_Exercise objective:_ The answer must be a single number: the count of lines below that contain the string "lcnt".

_Material supplied:_
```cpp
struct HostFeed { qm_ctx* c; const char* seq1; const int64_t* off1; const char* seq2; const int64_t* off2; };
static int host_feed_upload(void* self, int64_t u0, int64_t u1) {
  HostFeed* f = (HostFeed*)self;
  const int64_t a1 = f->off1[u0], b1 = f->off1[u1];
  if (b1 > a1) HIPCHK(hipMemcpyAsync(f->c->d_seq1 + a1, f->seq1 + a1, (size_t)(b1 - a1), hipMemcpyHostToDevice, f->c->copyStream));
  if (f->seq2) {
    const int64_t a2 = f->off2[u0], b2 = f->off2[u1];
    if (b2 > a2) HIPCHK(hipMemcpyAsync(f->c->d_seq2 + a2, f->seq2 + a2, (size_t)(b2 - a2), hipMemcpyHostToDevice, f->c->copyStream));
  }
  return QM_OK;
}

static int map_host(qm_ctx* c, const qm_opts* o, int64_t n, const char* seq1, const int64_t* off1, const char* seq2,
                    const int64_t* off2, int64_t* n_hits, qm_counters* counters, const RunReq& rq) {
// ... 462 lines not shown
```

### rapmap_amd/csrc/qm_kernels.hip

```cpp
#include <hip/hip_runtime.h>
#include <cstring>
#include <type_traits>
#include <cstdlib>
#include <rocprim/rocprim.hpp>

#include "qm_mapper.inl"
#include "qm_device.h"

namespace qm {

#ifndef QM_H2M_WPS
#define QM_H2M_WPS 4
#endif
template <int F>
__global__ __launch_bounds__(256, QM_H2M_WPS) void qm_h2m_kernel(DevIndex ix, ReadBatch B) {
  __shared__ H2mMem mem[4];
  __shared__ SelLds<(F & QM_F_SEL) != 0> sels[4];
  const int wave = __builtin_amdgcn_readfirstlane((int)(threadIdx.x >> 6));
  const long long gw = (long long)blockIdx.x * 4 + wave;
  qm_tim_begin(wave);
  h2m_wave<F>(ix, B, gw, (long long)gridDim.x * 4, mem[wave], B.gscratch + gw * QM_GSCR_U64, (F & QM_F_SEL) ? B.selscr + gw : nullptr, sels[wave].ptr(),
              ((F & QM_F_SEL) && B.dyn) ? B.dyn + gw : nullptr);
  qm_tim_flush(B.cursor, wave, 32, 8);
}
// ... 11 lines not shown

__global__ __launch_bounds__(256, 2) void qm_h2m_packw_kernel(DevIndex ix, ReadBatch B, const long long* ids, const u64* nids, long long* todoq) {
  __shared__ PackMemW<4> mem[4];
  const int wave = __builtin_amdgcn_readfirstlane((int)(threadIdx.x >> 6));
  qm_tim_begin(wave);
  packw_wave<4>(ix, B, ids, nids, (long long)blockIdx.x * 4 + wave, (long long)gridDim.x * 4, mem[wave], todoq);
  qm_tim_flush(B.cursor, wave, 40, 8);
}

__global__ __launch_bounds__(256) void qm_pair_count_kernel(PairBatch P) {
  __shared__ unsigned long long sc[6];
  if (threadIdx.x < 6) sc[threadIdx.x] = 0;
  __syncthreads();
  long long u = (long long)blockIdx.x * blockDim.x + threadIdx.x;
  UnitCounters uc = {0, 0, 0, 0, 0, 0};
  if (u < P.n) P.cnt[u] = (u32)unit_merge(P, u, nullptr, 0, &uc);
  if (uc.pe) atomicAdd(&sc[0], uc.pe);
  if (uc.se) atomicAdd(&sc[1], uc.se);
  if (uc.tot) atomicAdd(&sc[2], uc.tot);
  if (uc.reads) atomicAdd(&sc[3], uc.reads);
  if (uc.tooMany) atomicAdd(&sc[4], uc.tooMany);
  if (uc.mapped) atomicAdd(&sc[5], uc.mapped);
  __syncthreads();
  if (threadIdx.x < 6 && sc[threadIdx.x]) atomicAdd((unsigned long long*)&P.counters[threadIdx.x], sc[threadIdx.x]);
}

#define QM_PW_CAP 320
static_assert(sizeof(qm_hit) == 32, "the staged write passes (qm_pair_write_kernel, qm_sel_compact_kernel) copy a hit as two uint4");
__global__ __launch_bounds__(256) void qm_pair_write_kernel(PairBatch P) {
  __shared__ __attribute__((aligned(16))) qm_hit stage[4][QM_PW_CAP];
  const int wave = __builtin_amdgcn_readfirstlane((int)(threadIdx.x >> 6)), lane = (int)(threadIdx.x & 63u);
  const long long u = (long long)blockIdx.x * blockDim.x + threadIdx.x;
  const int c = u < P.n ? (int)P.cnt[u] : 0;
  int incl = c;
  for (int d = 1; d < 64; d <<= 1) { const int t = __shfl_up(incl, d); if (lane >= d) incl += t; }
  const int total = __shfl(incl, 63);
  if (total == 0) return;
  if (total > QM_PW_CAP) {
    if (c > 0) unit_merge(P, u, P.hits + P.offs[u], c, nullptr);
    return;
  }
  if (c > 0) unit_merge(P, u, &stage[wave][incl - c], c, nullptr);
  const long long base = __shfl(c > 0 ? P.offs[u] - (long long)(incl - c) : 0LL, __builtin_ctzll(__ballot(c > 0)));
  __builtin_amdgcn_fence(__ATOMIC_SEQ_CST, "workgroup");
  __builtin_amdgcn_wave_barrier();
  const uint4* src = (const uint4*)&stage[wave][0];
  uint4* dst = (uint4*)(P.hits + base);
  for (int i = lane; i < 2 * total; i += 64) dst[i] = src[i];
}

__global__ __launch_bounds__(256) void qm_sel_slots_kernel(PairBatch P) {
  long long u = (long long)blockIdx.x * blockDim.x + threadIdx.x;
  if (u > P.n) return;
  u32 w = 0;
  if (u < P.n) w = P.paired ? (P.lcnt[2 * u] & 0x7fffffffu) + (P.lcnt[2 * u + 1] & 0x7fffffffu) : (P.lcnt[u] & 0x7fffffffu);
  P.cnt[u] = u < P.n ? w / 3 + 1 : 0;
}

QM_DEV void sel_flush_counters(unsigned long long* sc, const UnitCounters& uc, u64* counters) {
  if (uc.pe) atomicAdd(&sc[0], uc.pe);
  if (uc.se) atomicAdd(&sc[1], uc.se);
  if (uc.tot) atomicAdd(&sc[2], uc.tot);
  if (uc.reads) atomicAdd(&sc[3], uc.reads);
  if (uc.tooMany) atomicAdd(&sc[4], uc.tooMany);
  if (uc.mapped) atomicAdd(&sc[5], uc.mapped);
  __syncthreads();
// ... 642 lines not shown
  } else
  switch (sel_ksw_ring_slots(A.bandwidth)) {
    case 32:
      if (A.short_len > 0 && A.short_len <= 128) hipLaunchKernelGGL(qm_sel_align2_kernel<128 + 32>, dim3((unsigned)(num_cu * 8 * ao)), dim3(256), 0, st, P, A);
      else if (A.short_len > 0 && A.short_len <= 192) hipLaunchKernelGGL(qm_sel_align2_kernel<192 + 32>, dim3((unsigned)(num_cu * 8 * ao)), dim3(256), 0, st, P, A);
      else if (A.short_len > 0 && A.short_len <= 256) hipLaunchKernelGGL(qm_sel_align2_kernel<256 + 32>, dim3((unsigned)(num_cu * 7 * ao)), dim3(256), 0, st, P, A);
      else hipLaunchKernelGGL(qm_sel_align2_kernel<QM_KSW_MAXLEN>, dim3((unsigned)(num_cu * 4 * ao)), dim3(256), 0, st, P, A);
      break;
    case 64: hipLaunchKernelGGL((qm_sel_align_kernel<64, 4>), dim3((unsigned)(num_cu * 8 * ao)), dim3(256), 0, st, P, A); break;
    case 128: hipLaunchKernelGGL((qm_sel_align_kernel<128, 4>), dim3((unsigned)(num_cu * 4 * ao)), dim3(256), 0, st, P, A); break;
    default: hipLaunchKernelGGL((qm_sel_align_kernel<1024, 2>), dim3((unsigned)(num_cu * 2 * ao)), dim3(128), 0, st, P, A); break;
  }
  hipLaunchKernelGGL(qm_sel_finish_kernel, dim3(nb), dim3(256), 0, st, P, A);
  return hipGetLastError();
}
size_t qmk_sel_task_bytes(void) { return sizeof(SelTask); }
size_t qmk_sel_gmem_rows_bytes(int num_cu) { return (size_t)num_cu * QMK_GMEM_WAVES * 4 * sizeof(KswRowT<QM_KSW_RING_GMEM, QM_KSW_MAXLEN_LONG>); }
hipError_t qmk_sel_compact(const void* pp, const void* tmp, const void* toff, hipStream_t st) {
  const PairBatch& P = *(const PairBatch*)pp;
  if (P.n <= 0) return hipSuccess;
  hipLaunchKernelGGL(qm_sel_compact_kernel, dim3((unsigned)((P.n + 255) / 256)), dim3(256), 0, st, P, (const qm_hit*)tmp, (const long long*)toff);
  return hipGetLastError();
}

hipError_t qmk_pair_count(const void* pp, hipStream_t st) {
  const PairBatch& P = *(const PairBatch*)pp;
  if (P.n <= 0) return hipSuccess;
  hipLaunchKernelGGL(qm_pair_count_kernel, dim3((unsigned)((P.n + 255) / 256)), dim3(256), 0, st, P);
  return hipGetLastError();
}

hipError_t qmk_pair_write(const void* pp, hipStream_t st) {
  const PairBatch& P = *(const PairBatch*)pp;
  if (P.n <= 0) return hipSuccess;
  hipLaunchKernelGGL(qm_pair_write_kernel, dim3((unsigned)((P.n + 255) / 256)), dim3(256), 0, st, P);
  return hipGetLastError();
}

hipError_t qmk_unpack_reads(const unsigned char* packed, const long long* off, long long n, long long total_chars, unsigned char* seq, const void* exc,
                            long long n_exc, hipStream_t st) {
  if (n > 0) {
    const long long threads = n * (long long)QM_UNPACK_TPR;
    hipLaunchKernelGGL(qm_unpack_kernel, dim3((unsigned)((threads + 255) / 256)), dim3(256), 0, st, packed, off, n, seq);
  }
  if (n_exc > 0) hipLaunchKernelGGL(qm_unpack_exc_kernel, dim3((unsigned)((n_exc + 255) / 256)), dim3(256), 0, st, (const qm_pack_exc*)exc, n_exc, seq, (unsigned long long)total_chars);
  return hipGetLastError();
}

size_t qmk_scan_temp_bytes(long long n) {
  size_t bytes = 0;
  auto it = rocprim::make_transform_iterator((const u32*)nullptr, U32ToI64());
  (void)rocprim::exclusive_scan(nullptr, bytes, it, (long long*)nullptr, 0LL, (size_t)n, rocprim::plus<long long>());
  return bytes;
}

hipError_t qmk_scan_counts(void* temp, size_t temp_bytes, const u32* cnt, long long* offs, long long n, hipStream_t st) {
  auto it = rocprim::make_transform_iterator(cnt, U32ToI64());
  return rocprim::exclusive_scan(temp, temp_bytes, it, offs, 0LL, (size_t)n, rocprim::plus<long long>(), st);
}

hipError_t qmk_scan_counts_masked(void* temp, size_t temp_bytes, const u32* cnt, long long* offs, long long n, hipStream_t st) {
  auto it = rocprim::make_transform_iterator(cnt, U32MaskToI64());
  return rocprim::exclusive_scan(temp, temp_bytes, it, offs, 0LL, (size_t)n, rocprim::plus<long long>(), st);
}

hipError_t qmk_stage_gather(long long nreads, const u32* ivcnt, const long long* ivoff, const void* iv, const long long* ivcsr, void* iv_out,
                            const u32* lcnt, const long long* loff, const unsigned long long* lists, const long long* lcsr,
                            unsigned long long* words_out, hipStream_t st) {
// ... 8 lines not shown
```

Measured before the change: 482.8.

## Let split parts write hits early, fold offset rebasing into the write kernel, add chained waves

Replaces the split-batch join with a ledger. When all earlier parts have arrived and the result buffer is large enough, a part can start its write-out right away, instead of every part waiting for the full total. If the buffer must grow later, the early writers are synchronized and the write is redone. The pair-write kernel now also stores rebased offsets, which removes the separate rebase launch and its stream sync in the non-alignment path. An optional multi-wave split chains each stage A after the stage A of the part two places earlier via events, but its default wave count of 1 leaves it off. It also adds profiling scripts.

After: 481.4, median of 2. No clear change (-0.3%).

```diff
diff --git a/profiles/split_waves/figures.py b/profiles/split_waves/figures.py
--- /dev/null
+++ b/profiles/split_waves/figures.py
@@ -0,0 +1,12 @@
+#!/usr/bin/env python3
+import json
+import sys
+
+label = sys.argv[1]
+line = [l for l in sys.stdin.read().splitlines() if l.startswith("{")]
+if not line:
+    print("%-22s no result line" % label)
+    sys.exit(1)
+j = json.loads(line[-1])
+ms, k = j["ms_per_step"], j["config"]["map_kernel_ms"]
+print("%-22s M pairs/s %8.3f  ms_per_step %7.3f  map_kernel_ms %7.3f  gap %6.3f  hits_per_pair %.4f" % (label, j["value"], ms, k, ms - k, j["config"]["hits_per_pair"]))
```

==

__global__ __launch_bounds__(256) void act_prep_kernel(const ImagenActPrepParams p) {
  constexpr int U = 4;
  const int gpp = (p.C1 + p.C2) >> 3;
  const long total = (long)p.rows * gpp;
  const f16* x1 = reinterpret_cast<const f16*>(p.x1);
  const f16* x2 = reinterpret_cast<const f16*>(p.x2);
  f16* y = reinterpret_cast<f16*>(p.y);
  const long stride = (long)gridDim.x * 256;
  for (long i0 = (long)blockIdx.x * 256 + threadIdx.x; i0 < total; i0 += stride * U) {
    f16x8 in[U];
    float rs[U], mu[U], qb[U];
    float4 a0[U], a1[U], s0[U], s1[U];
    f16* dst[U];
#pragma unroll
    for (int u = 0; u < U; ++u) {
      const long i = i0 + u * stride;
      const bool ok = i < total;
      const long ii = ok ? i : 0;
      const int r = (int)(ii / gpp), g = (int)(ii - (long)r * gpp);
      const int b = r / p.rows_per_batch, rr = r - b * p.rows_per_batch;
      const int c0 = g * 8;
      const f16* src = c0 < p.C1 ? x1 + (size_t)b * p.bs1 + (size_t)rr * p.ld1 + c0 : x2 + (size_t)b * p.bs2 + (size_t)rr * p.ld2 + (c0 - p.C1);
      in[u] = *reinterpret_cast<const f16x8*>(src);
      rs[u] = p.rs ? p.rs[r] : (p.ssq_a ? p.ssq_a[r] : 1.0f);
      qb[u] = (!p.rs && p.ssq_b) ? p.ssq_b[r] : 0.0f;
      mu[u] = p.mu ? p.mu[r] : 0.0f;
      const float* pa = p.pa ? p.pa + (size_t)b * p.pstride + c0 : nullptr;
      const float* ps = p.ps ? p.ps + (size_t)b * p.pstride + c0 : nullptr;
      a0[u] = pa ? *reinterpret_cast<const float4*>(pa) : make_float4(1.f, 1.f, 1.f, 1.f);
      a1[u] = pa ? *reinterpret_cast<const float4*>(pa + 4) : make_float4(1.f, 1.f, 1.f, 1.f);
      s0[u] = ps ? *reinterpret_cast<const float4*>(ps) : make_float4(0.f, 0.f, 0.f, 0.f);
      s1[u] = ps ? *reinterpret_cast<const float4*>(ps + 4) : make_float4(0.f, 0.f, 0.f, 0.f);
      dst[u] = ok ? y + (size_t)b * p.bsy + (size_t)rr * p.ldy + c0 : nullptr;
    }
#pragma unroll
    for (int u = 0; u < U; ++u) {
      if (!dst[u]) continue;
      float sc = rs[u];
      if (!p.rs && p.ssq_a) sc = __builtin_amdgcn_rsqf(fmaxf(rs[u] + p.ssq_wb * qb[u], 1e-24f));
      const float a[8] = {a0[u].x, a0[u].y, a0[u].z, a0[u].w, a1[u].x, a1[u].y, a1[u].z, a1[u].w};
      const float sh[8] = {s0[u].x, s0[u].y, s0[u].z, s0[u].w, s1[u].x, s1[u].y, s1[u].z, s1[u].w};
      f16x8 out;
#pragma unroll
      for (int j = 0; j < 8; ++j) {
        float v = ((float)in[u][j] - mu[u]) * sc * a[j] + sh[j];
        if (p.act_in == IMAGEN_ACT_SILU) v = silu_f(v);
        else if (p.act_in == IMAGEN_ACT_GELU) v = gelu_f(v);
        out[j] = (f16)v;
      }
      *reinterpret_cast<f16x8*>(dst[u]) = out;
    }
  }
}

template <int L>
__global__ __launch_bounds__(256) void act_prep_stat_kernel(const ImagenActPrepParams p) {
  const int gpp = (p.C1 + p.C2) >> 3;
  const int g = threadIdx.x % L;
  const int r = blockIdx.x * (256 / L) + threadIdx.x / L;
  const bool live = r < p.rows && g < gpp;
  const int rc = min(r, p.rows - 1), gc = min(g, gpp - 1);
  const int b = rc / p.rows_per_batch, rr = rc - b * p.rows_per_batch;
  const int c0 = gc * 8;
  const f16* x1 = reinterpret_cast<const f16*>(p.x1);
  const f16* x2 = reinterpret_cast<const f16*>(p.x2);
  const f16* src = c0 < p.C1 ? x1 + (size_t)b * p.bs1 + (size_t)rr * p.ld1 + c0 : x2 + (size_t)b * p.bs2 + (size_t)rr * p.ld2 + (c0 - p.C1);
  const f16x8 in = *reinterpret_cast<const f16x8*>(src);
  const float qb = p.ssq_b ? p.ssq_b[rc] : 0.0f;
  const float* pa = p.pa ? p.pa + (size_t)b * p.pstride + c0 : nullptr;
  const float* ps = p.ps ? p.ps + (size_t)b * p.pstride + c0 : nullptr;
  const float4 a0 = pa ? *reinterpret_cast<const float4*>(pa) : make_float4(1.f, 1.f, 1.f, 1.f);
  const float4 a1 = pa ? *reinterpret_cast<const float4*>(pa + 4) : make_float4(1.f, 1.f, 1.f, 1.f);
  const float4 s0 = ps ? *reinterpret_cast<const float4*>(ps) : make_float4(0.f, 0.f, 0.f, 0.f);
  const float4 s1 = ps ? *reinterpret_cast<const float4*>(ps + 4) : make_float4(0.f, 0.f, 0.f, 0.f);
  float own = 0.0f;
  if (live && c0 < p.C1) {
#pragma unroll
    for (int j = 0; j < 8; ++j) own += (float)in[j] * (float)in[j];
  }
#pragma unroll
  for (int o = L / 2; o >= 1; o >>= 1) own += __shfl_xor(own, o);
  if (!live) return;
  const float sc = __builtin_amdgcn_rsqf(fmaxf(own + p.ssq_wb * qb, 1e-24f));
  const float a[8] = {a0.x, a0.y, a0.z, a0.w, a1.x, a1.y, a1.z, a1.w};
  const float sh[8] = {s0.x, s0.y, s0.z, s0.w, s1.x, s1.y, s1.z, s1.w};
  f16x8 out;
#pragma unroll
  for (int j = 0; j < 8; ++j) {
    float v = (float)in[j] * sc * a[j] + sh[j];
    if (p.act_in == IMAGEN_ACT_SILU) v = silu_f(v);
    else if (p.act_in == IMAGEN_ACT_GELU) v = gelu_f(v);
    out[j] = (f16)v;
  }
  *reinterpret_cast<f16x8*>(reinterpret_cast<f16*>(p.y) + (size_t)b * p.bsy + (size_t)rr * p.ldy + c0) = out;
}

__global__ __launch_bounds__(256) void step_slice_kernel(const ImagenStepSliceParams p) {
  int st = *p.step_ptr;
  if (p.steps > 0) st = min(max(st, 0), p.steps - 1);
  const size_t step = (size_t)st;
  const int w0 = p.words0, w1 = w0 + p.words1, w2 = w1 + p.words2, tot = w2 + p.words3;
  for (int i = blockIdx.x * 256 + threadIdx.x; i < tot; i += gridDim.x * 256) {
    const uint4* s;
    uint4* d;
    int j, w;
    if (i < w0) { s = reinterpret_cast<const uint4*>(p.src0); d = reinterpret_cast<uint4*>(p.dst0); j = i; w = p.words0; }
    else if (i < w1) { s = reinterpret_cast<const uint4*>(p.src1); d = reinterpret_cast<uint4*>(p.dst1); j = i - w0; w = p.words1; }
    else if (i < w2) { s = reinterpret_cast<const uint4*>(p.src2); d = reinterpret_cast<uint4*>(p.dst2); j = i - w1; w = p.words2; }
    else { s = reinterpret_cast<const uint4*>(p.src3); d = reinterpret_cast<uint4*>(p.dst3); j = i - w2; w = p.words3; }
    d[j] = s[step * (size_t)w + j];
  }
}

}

_Exercise answer:_ 2